(Saved data entries)
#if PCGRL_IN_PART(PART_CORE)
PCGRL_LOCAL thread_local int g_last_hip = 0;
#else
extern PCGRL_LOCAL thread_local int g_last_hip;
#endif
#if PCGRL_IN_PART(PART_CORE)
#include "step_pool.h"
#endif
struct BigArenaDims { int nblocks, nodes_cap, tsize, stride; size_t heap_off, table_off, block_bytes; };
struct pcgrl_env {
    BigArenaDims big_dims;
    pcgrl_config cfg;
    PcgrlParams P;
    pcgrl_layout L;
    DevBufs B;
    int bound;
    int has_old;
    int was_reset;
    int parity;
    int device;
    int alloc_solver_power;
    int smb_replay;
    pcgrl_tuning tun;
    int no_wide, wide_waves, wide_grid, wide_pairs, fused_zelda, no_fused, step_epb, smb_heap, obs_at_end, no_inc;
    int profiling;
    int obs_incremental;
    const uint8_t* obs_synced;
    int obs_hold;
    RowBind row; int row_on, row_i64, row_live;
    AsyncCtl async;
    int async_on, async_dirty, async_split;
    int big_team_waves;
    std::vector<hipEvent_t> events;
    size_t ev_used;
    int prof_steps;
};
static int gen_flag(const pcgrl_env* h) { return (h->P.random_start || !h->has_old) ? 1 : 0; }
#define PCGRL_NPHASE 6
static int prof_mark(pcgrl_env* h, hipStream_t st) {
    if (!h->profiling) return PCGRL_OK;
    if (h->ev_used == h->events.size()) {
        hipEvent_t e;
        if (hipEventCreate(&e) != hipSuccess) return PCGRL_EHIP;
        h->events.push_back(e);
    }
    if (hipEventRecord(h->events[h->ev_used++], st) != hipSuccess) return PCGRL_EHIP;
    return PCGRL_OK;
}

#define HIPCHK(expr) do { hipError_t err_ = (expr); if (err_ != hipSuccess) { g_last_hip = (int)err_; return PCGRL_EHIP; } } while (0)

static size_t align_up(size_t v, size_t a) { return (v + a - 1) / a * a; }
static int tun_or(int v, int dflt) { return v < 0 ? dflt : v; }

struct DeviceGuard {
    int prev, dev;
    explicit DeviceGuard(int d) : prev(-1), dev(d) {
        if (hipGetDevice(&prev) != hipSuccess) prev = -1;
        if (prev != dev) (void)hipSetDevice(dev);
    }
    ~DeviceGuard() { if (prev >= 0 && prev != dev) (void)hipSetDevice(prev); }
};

- [What you will do]: Look back at the entries above. Retype the line with "int alloc_solver_power;", the line with "hipEvent_t e;", and all lines in between.

- [Answer for this exercise]:
    int alloc_solver_power;
    int smb_replay;
    pcgrl_tuning tun;
    int no_wide, wide_waves, wide_grid, wide_pairs, fused_zelda, no_fused, step_epb, smb_heap, obs_at_end, no_inc;
    int profiling;
    int obs_incremental;
    const uint8_t* obs_synced;
    int obs_hold;
    RowBind row; int row_on, row_i64, row_live;
    AsyncCtl async;
    int async_on, async_dirty, async_split;
    int big_team_waves;
    std::vector<hipEvent_t> events;
    size_t ev_used;
    int prof_steps;
};
static int gen_flag(const pcgrl_env* h) { return (h->P.random_start || !h->has_old) ? 1 : 0; }
#define PCGRL_NPHASE 6
static int prof_mark(pcgrl_env* h, hipStream_t st) {
    if (!h->profiling) return PCGRL_OK;
    if (h->ev_used == h->events.size()) {
        hipEvent_t e;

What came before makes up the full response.